Department of Mathematics.
College of Life Sciences, Zhejiang Sci-Tech University, Hangzhou 310018, China.
Bioinformatics. 2017 Oct 15;33(20):3195-3201. doi: 10.1093/bioinformatics/btx390.
Low-rank matrix completion has been demonstrated to be powerful in predicting antigenic distances among influenza viruses and vaccines from partially revealed hemagglutination inhibition table. Meanwhile, influenza hemagglutinin (HA) protein sequences are also effective in inferring antigenic distances. Thus, it is natural to integrate HA protein sequence information into low-rank matrix completion model to help infer influenza antigenicity, which is critical to influenza vaccine development.

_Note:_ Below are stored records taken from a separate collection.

template <bool RELU>
__device__ __forceinline__ void conv2_bf16_body(const float *__restrict__ pool1, const uint4 *__restrict__ btab,
                                                const float *__restrict__ bias, unsigned short *__restrict__ xs, int n,
                                                int *__restrict__ queue) {
  __shared__ __attribute__((aligned(16))) uint8_t s_img[F2_IMG];
  __shared__ __attribute__((aligned(16))) uint8_t s_raw[F2_RAW];
  __shared__ int s_nxt;
  const int tid = threadIdx.x, lane = tid & 63;
  const int wave = __builtin_amdgcn_readfirstlane(tid >> 6);
  const int j = lane & 15, q = lane >> 4;
  const int img0 = blockIdx.x;
  if (img0 >= n) return;
  {
    const uint4 *src = reinterpret_cast<const uint4 *>(pool1 + (size_t)img0 * (784 * 20));
    uint4 *dst = reinterpret_cast<uint4 *>(s_raw);
    for (int i = tid; i < F2_RAW / 16; i += F2_THREADS) dst[i] = src[i];
  }
  __syncthreads();
  auto split = [&]() {
    for (int task = tid; task < 784 * 5; task += F2_THREADS) {
      const int px = task / 5, cg = task - 5 * px;
      const int row = px / 28, col = px - 28 * row;
      const float4 a = *reinterpret_cast<const float4 *>(s_raw + px * 80 + cg * 16);
      const Bf3 s0 = bf16_split3(a.x), s1 = bf16_split3(a.y), s2 = bf16_split3(a.z), s3 = bf16_split3(a.w);
      uint8_t *d = s_img + row * F2_RS + col * 40 + cg * 8;
      *reinterpret_cast<uint2 *>(d) = make_uint2(s0.h | ((uint32_t)s1.h << 16), s2.h | ((uint32_t)s3.h << 16));
      *reinterpret_cast<uint2 *>(d + F2_PP) = make_uint2(s0.m | ((uint32_t)s1.m << 16), s2.m | ((uint32_t)s3.m << 16));
      *reinterpret_cast<uint2 *>(d + 2 * F2_PP) = make_uint2(s0.l | ((uint32_t)s1.l << 16), s2.l | ((uint32_t)s3.l << 16));
    }
  };
  split();
  auto store_x = [&](int img, int pixel, int f, float v) {
    const Bf3 sp = bf16_split3(v);
    uint8_t *o = reinterpret_cast<uint8_t *>(xs) + f3_blocked(img, pixel * 50 + f, 0);
    *reinterpret_cast<unsigned short *>(o) = sp.h;
    *reinterpret_cast<unsigned short *>(o + 1024) = sp.m;
    *reinterpret_cast<unsigned short *>(o + 2048) = sp.l;
  };
  auto image_loop = [&](int passes, auto carries, auto &&work) {
    int img = img0;
    for (;;) {
      if (tid == 0) s_nxt = (int)gridDim.x + atomicAdd(queue, 1);
      __syncthreads();
      const int nxt = s_nxt;
      const uint4 *nsrc = reinterpret_cast<const uint4 *>(pool1 + (size_t)(nxt < n ? nxt : img) * (784 * 20));
#pragma unroll 1
      for (int tt = 0; tt < passes; tt++) {
        const int piece = tt * (7 * 64) + tid;
        const bool has_piece = decltype(carries)::value && nxt < n && piece < F2_RAW / 16;
        uint4 stage = make_uint4(0, 0, 0, 0);
        if (has_piece) stage = nsrc[piece];
        work(img, tt);
        if (has_piece) reinterpret_cast<uint4 *>(s_raw)[piece] = stage;
      }
      __syncthreads();
      if (nxt >= n) break;
      split();
      img = nxt;
    }
  };
  if (wave == 7) {
    __builtin_amdgcn_s_setprio(3);
    bf16x8 LW[3][4];
#pragma unroll
    for (int pc = 0; pc < 3; pc++)
#pragma unroll
      for (int ks = 0; ks < 4; ks++) LW[pc][ks] = as_bf16x8(btab[((3 * 3 + pc) * 16 + ks) * 64 + lane]);
    int l_lo[4], l_hi[4];
#pragma unroll
    for (int ks = 0; ks < 4; ks++) {
      const int idx = min(4 * ks + q, 14), ky = idx / 3, c8 = idx - 3 * ky;
      l_lo[ks] = ky * F2_RS + j * 40 + c8 * 16;
      l_hi[ks] = c8 == 2 ? l_lo[ks] : l_lo[ks] + 8;
    }
    const int f_own = 48 + (q & 1);
    const float k_bias = bias[f_own];
    auto unit_base = [&](int u) { return s_img + (2 * (u >> 1)) * F2_RS + (12 * (u & 1)) * 40; };
    auto lfrag = [&](const uint8_t *ubase, int step, int pc) -> bf16x8 {
      typedef const volatile __attribute__((address_space(3))) unsigned long long *lds_u64;
      const uint8_t *a = ubase + (step >> 2) * F2_RS + pc * F2_PP;
      const unsigned long long lo = *(lds_u64)(a + l_lo[step & 3]), hi = *(lds_u64)(a + l_hi[step & 3]);
      return as_bf16x8(make_uint4((uint32_t)lo, (uint32_t)(lo >> 32), (uint32_t)hi, (uint32_t)(hi >> 32)));
    };
    bf16x8 b_buf[4][3];
    auto shl = [](float v, auto n) {
      return __builtin_bit_cast(float, __builtin_amdgcn_update_dpp(0, __builtin_bit_cast(int, v), 0x100 + decltype(n)::value, 0xf, 0xf, true));
    };
    asm volatile("" ::"v"(k_bias));
    image_loop(F2_LUNITS, std::false_type(), [&](int img, int tt) {
      const uint8_t *ubase = unit_base(tt), *unext = unit_base(tt < F2_LUNITS - 1 ? tt + 1 : tt);
      if (tt == 0) {
#pragma unroll
        for (int st = 0; st < 3; st++)
#pragma unroll
          for (int pc = 0; pc < 3; pc++) b_buf[st][pc] = lfrag(ubase, st, pc);
      }
      f32x4 lacc[2][2] = {{f32x4{0.f, 0.f, 0.f, 0.f}, f32x4{0.f, 0.f, 0.f, 0.f}}, {f32x4{0.f, 0.f, 0.f, 0.f}, f32x4{0.f, 0.f, 0.f, 0.f}}};
#pragma unroll
      for (int step = 0; step < 8; step++) {
#pragma unroll
        for (int pc = 0; pc < 3; pc++) b_buf[(step + 3) & 3][pc] = step + 3 < 8 ? lfrag(ubase, step + 3, pc) : lfrag(unext, step + 3 - 8, pc);
#pragma unroll
        for (int term = 0; term < 6; term++) {
          const int pa = term == 0 ? 2 : (term == 2 || term == 3) ? 1 : 0;
          const int pw = term == 1 ? 2 : (term == 2 || term == 4) ? 1 : 0;
          lacc[step >> 2][term & 1] = __builtin_amdgcn_mfma_f32_16x16x32_bf16(LW[pw][step & 3], b_buf[step & 3][pa], lacc[step >> 2][term & 1], 0, 0, 0);
        }
      }
      float conv_row[2];
#pragma unroll
      for (int rr = 0; rr < 2; rr++) {
        const f32x4 t = lacc[rr][0] + lacc[rr][1];
        const float v = ((t[0] + shl(t[1], std::integral_constant<int, 1>())) + shl(t[2], std::integral_constant<int, 2>())) + shl(t[3], std::integral_constant<int, 3>());
        conv_row[rr] = v + __shfl(shl(t[0], std::integral_constant<int, 4>()), (lane + 32) & 63);
      }
      float pv = fmaxf(conv_row[0], conv_row[1]);
      pv = fmaxf(pv, shl(pv, std::integral_constant<int, 1>())) + k_bias;
      if constexpr (RELU) pv = fmaxf(pv, 0.f);
      if (q < 2 && (j & 1) == 0 && j < 12) store_x(img, (tt >> 1) * 12 + 6 * (tt & 1) + (j >> 1), f_own, pv);
    });
    return;
  }
  const int grp = wave < 4 ? 1 + (wave >> 1) : 0;
  const int t0 = wave == 3 ? 20 : wave < 4 ? 18 * (wave & 1) : 12 * (wave - 4), tcnt = wave == 2 ? 20 : wave == 3 ? 16 : wave < 4 ? 18 : 12;
  bf16x8 W[3][16];
#pragma unroll
  for (int pc = 0; pc < 3; pc++)
#pragma unroll
    for (int ks = 0; ks < 16; ks++) W[pc][ks] = as_bf16x8(btab[((grp * 3 + pc) * 16 + ks) * 64 + lane]);
  const int m_row = (j >> 1) & 1, m_x = 2 * (j >> 2) + (j & 1);
  const int lane_off = m_row * F2_RS + m_x * 40;
  const int off_x = lane_off + 40 * q, off_y = lane_off + q * F2_RS + 4 * 40, off_z = lane_off + 4 * F2_RS + 4 * 40 + 8 * q,
            off_w = lane_off + 4 * F2_RS + 4 * 40 + 32;
  const int f_own = 16 * grp + j;
  const float k_bias = bias[f_own];
  auto tile_base = [&](int tt) {
    const int T = t0 + tt, rp = T / 3, xt = T - 3 * rp;
    return s_img + (2 * rp) * F2_RS + (8 * xt) * 40;
  };
  auto frag = [&](const uint8_t *base, int ks, int pc) -> bf16x8 {
    uint2 v[2];
#pragma unroll
    for (int h = 0; h < 2; h++) {
      const int e = ks + 16 * h;
      const uint8_t *a = e < 25 ? base + off_x + (e / 5) * F2_RS + (e % 5) * 8
                         : e < 30 ? base + off_y + (e - 25) * 8
                         : e == 30 ? base + off_z
                                   : base + off_w;
      typedef const volatile __attribute__((address_space(3))) unsigned long long *lds_u64;
      const unsigned long long t = *(lds_u64)(a + pc * F2_PP);
      v[h] = make_uint2((uint32_t)t, (uint32_t)(t >> 32));
    }
    return as_bf16x8(make_uint4(v[0].x, v[0].y, v[1].x, v[1].y));
  };
  bf16x8 a_buf[2][3];
  image_loop(tcnt, std::true_type(), [&](int img, int tt) {
    if (tt == 0) {
#pragma unroll
      for (int pc = 0; pc < 3; pc++) a_buf[0][pc] = frag(tile_base(0), 0, pc);
    }
    const int T = t0 + tt, rp = T / 3, xt = T - 3 * rp;
    const uint8_t *base = tile_base(tt), *base_next = tile_base(tt < tcnt - 1 ? tt + 1 : tt);
    f32x4 acc[2] = {f32x4{0.f, 0.f, 0.f, 0.f}, f32x4{0.f, 0.f, 0.f, 0.f}};
#pragma unroll
    for (int ks = 0; ks < 16; ks++) {
#pragma unroll
      for (int pc = 0; pc < 3; pc++) a_buf[(ks + 1) & 1][pc] = ks + 1 < 16 ? frag(base, ks + 1, pc) : frag(base_next, 0, pc);
#pragma unroll
      for (int term = 0; term < 6; term++) {
        const int pa = term == 0 ? 2 : (term == 2 || term == 3) ? 1 : 0;
        const int pw = term == 1 ? 2 : (term == 2 || term == 4) ? 1 : 0;
        acc[term & 1] = __builtin_amdgcn_mfma_f32_16x16x32_bf16(a_buf[ks & 1][pa], W[pw][ks], acc[term & 1], 0, 0, 0);
      }
    }
    const f32x4 t = acc[0] + acc[1];
    float pv = fmaxf(fmaxf(t[0], t[1]), fmaxf(t[2], t[3])) + k_bias;
    if constexpr (RELU) pv = fmaxf(pv, 0.f);
    store_x(img, rp * 12 + 4 * xt + q, f_own, pv);
  });
}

We have proposed a novel algorithm called biological matrix completion with side information (BMCSI), which first measures HA protein sequence similarities among influenza viruses (especially on epitopes) and then integrates the similarity information into a low-rank matrix completion model to predict influenza antigenicity. This algorithm exploits both the correlations among viruses and vaccines in serological tests and the power of HA sequence in predicting influenza antigenicity. We applied this model into H3N2 seasonal influenza virus data. Comparing to previous methods, we significantly reduced the prediction root-mean-square error in a 10-fold cross validation analysis. Based on the cartographies constructed from imputed data, we showed that the antigenic evolution of H3N2 seasonal influenza is generally S-shaped while the genetic evolution is half-circle shaped. We also showed that the Spearman correlation between genetic and antigenic distances (among antigenic clusters) is 0.83, demonstrating a globally high correspondence and some local discrepancies between influenza genetic and antigenic evolution. Finally, we showed that 4.4%±1.2% genetic variance (corresponding to 3.11 ± 1.08 antigenic distances) caused an antigenic drift event for H3N2 influenza viruses historically.
The software and data for this study are available at http://bi.sky.zstu.edu.cn/BMCSI/.
jialiang.yang@mssm.edu or pinganhe@zstu.edu.cn.
Supplementary data are available at Bioinformatics online.
低秩矩阵补全已被证明在预测流感病毒和疫苗的抗原距离方面非常有效,其数据来自部分揭示的血凝抑制表。同时,流感血凝素(HA)蛋白序列也可有效地推断抗原距离。因此,将 HA 蛋白序列信息整合到低秩矩阵补全模型中以帮助推断流感抗原性是很自然的,这对流感疫苗的开发至关重要。
我们提出了一种称为具有辅助信息的生物矩阵补全(BMCSI)的新算法,该算法首先测量流感病毒之间的 HA 蛋白序列相似性(尤其是在表位上),然后将相似性信息整合到低秩矩阵补全模型中以预测流感抗原性。该算法利用了血清学检测中病毒和疫苗之间的相关性以及 HA 序列预测流感抗原性的能力。我们将该模型应用于 H3N2 季节性流感病毒数据。与以前的方法相比,我们在 10 倍交叉验证分析中显著降低了预测均方根误差。基于从补全数据构建的图谱,我们表明 H3N2 季节性流感的抗原进化通常呈 S 形,而遗传进化呈半圆形。我们还表明,遗传和抗原距离(在抗原簇之间)之间的 Spearman 相关性为 0.83,这表明流感遗传和抗原进化之间具有全球高度一致性和一些局部差异。最后,我们表明,H3N2 流感病毒历史上,4.4%±1.2%的遗传变异(对应 3.11±1.08 个抗原距离)导致了抗原漂移事件。
本研究的软件和数据可在 http://bi.sky.zstu.edu.cn/BMCSI/ 上获得。
jialiang.yang@mssm.edu 或 pinganhe@zstu.edu.cn。
补充数据可在《生物信息学》在线获取。